Advanced joint slip model for single-angle bolted connections considering various effects

Abstract

Latticed structures are commonly used in transmission towers due to lightweight, fast fabrication, and easy installation, but they generally experience more complicated structural behaviors. The full-scale tests on transmission towers have revealed large discrepancies between the numerical simulation and experimental results because the significant joint slip effects have not well considered in the former. The existing joint slip models were so simple that many key parameters had not been taken into account. Thus, a comprehensive joint slip model is proposed in this article for better prediction and design of tower structures. First, a full-detailed finite element model based on ABAQUS incorporating more realistic parameters for a typical joint is developed and calibrated by the experimental data from the literature.
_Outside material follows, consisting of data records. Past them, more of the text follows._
# twmitchel/FieldConv

Measured on AMD Instinct MI355X. Metric: FieldConv fwd+bwd Medges/s (20k verts, k=32, C=48, M=2), higher is better.
Workload: dtype f32 (complex64 in/out; contractions on f16 MFMA with every operand split into two halves, fp32 accumulate)

## Files before the change

fieldconv_amd/_env.py:

```python
import os

SWITCHES = {
    'FC_MFMA': 'f32: fp32-MFMA contractions throughout; f16: single halves (reduced precision); default: split halves',
    'FC_RING': '0: frequency-major forward kernels for every mesh size; 2: ring-major ones for every size',
    'FC_GROUP_SPLIT': '0: the backward data kernel never runs the two frequency groups of a tile as separate work items; 2 (development): wherever legal',
    'FC_RING_COMPACT': '0: no compact LDS plans (aliased partials, half-size record chunks) for the ring-major forward kernel',
    'FC_RING_HALVES': '0: no half tiles in the last round of the ring-major forward kernel',
    'FC_HALF_TILES': '0: no half tiles in the frequency-major kernels; 2: half tiles in the backward kernels too',
    'FC_BWD_STREAM': '0: the data / filter kernel pair on large meshes too, instead of the H-streaming arrangement (gather + stream + gx kernels)',
    'FC_FILTER2': '0: the LDS-staged half-precision filter-gradient kernel instead of the register-fed one',
    'FC_SPLIT_FINISH': '1: partial sums and parameter-gradient chain as two launches',
    'FC_EDGE_PARTS_MAX': 'cap (log2) on the number of workgroups that share a tile on small meshes',
    'FC_ECHO_WPV': 'wavefronts per vertex in the ECHO descriptor kernels (1, 2 or 4)',
    'FC_STAMP_KERNEL': 'data | filter | stream: which backward kernel writes in-kernel time stamps (tools/stamps.py)',
    'FC_DEBUG': 'forward kernels: skip phases (WRONG RESULTS; refused by bench.py)',
    'FC_DEBUG_BWD': 'backward kernels: skip phases (bit 0 walk, bit 1 gxt product, bit 2 gW product, bit 3 H stores) (WRONG RESULTS; refused by bench.py)',
    'FC_LIN_DIRECT': '0: TangentLin on small meshes through the LDS-staged kernel instead of the direct one',
    'FC_DEBUG_RG': "ECHOBlock head's grouped GEMM: 1 no products, 2 no loads, 4 no staging (WRONG RESULTS; refused by bench.py)",
    'FC_DEBUG_RP': 'finishing launch: 1 no partial loads, 2 no parameter-gradient chain (WRONG RESULTS; refused by bench.py)',
    'FIELDCONV_DEV': '1: load libfieldconv_hip_dev.so (the library switches above exist there only; one of them set without this raises)',
    'FIELDCONV_HIP_LIB': 'path of a prebuilt libfieldconv_hip.so (development variants, fieldconv_amd.build.build_variant)',
    'FIELDCONV_DENSE': '1: FCPrecomp stencils through the dense-stencil kernels',
    'FIELDCONV_NO_GEO': '1: 64-byte factored records in the forward pass instead of geometric ones',
    'FIELDCONV_TORCH_GRAPH': '1: support graph built with torch ops instead of fc_graph_build',
    'FIELDCONV_NO_EDGE_SPLIT': '1: no edge split on small meshes',
    'FIELDCONV_EAGER_STENCIL': '1: FCPrecomp returns the dense (E,R,F) tensor',
    'FIELDCONV_NO_FUSED_EPILOGUE': '1: residual add and modReLU as separate operators',
    'FIELDCONV_SEPARATE_CALLS': '1: one foreign call per kernel instead of fc_forward_params / fc_backward_all',
    'FIELDCONV_CPP_NODES': '0: the block-level autograd nodes in Python (fieldconv_amd/blocks.py) instead of the C++ ones (fc_torch_nodes.so)',
    'FIELDCONV_ECHO_TAIL': "0: ECHOBlock's dense tail as torch's own Linear / ReLU autograd nodes instead of one node; aten: one node composed "
                           "of ATen GEMMs instead of the native head (fc_echo_head_*)",
    'FIELDCONV_BLOCK_CALLS': '0: FCResNetBlock / ECHOBlock / LiftBlock composed of per-operator autograd nodes instead of the block-level entry points',
    'BENCH_BACKEND': 'gloo: several ranks share a device (test rigs); default nccl (= RCCL)',
    'BENCH_FORCE_DIST': '1: run the partitioned / data-parallel code path with one rank',
    'BENCH_FORWARD_OVERLAP': '1: interior targets under the forward halo exchange',
    'BENCH_NO_OVERLAP': '1: gradient halo exchange not overlapped with the filter-gradient kernel',
    'BENCH_GRAPH_STEP': '1: the partitioned step captured in one HIP graph',
}

TEST_SWITCHES = {
    'FC_FULL_MODES': '1: tests/test_gpu_modes.py sweeps every development switch instead of the eight kernel-family / arithmetic modes',
    'FC_FUZZ_SHAPES': 'number of shapes in the seeded sweep against the oracle (default 40)',
    'FC_FUZZ_SEED': 'seed of that sweep',
    'FC_FUZZ_WIDE': '1: the sweep also draws layers wider than 64 channels and (n_rings, band_limit) pairs outside the compiled set',
    'FC_DIST_TEST_DEVICE': 'cuda: the distributed test worker runs the HIP kernels (two gloo ranks on one GPU)',
    'FC_DIST_OVERLAP': '0: the distributed test worker without forward / backward overlap',
    'FC_DIST_PLAN_ONLY': '1: the distributed test worker checks partition and halo plan at config-4 size only',
    'FC_DIST_CONFIG4': '1: the distributed GPU test worker runs config 4\'s per-rank size (20 000 owned vertices per rank)',
}

LIBRARY_SWITCHES = ('FC_BWD_STREAM', 'FC_RING', 'FC_GROUP_SPLIT', 'FC_RING_COMPACT', 'FC_RING_HALVES', 'FC_HALF_TILES', 'FC_FILTER2', 'FC_SPLIT_FINISH',
                    'FC_EDGE_PARTS_MAX', 'FC_ECHO_WPV', 'FC_STAMP_KERNEL', 'FC_DEBUG', 'FC_DEBUG_BWD', 'FC_DEBUG_RP', 'FC_DEBUG_RG', 'FC_LIN_DIRECT')

PREFIXES = ('FC_', 'FIELDCONV_', 'BENCH_')
WRONG_RESULTS = ('FC_DEBUG', 'FC_DEBUG_BWD', 'FC_DEBUG_RP', 'FC_DEBUG_RG')


def active(environ=None):
    environ = os.environ if environ is None else environ
    return {k: environ[k] for k in sorted(SWITCHES) if k in environ}


def unknown(environ=None):
    environ = os.environ if environ is None else environ
    return sorted(k for k in environ if k.startswith(PREFIXES) and k not in SWITCHES and k not in TEST_SWITCHES)
```

fieldconv_amd/csrc/fc_forward_ring.hip:

```cpp
#include <stdio.h>
#include "fc_forward_ring.hpp"
#include "fc_forward_kernels.hpp"

namespace fc {

bool ring_enabled(const fc_dims* d) {
    static const bool on = [] { const char* e = dev_env("FC_RING"); return !(e && atoi(e) == 0); }();
    return on && halves_of(d) == 2;
}

bool forward_ring_fits(const fc_dims* d) {
    static const bool force = [] { const char* e = dev_env("FC_RING"); return e && atoi(e) == 2; }();
    if (!ring_enabled(d) || !plan_ring(d->O, 2 * d->B + 1, d->I, halves_of(d)).ok) return false;
    return force || (d->N + kTile - 1) / kTile > num_cus();
}

void describe_forward(const fc_dims* d, int kind, char* buf, size_t n) {
    const char* mode = halves_of(d) == 2 ? "split-f16" : halves_of(d) == 1 ? "f16" : "f32";
    const char* rec = kind == 2 ? "geometric records" : kind == 1 ? "factored records" : "dense rows";
    if (kind != 0 && forward_ring_fits(d)) {
        const RingPlan p = plan_ring(d->O, 2 * d->B + 1, d->I, halves_of(d));
        snprintf(buf, n, "fc_forward_ring_kernel<%s,%s> (ring-major, 2 workgroups x 8 wavefronts per CU, %zu B LDS, %d %s record chunks%s)",
                 rec, mode, p.lds, p.nr, p.logh ? "half-size" : "1 KiB", p.alias ? ", partials aliased onto the slab" : "");
    } else {
        snprintf(buf, n, "%s<%s,%s> (frequency-major, 16 wavefronts per CU, parts=%d)", kind ? "fc_forward_factored_kernel" : "fc_forward_kernel",
                 rec, mode, 1 << forward_parts_log2(d, kind));
    }
}

size_t packed_ring_image_floats(int M, int F, int channels, int R, int halves) {
    const MmaGeom g = ring_geom(M, F, channels, halves);
    return (size_t)g.MP + (size_t)R * halves * g.MP * g.KP;
}
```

Furthermore, the proposed FE model is used for parametric study of joint behaviors with considerations of bolt pretension, friction at contact face, angle sizes and plate thickness, steel and bolt grades, number of bolts, and hole tolerance. Finally, an advanced joint slip model is provided for further incorporation in the second-order direct analysis of transmission towers. This work is limited in the literature and will significantly improve safety and enhance the cost-efficiency of tower design. The proposed model shows high accuracy and can be simply determined by joint details in line with the component method specified in Eurocode 3-1-8.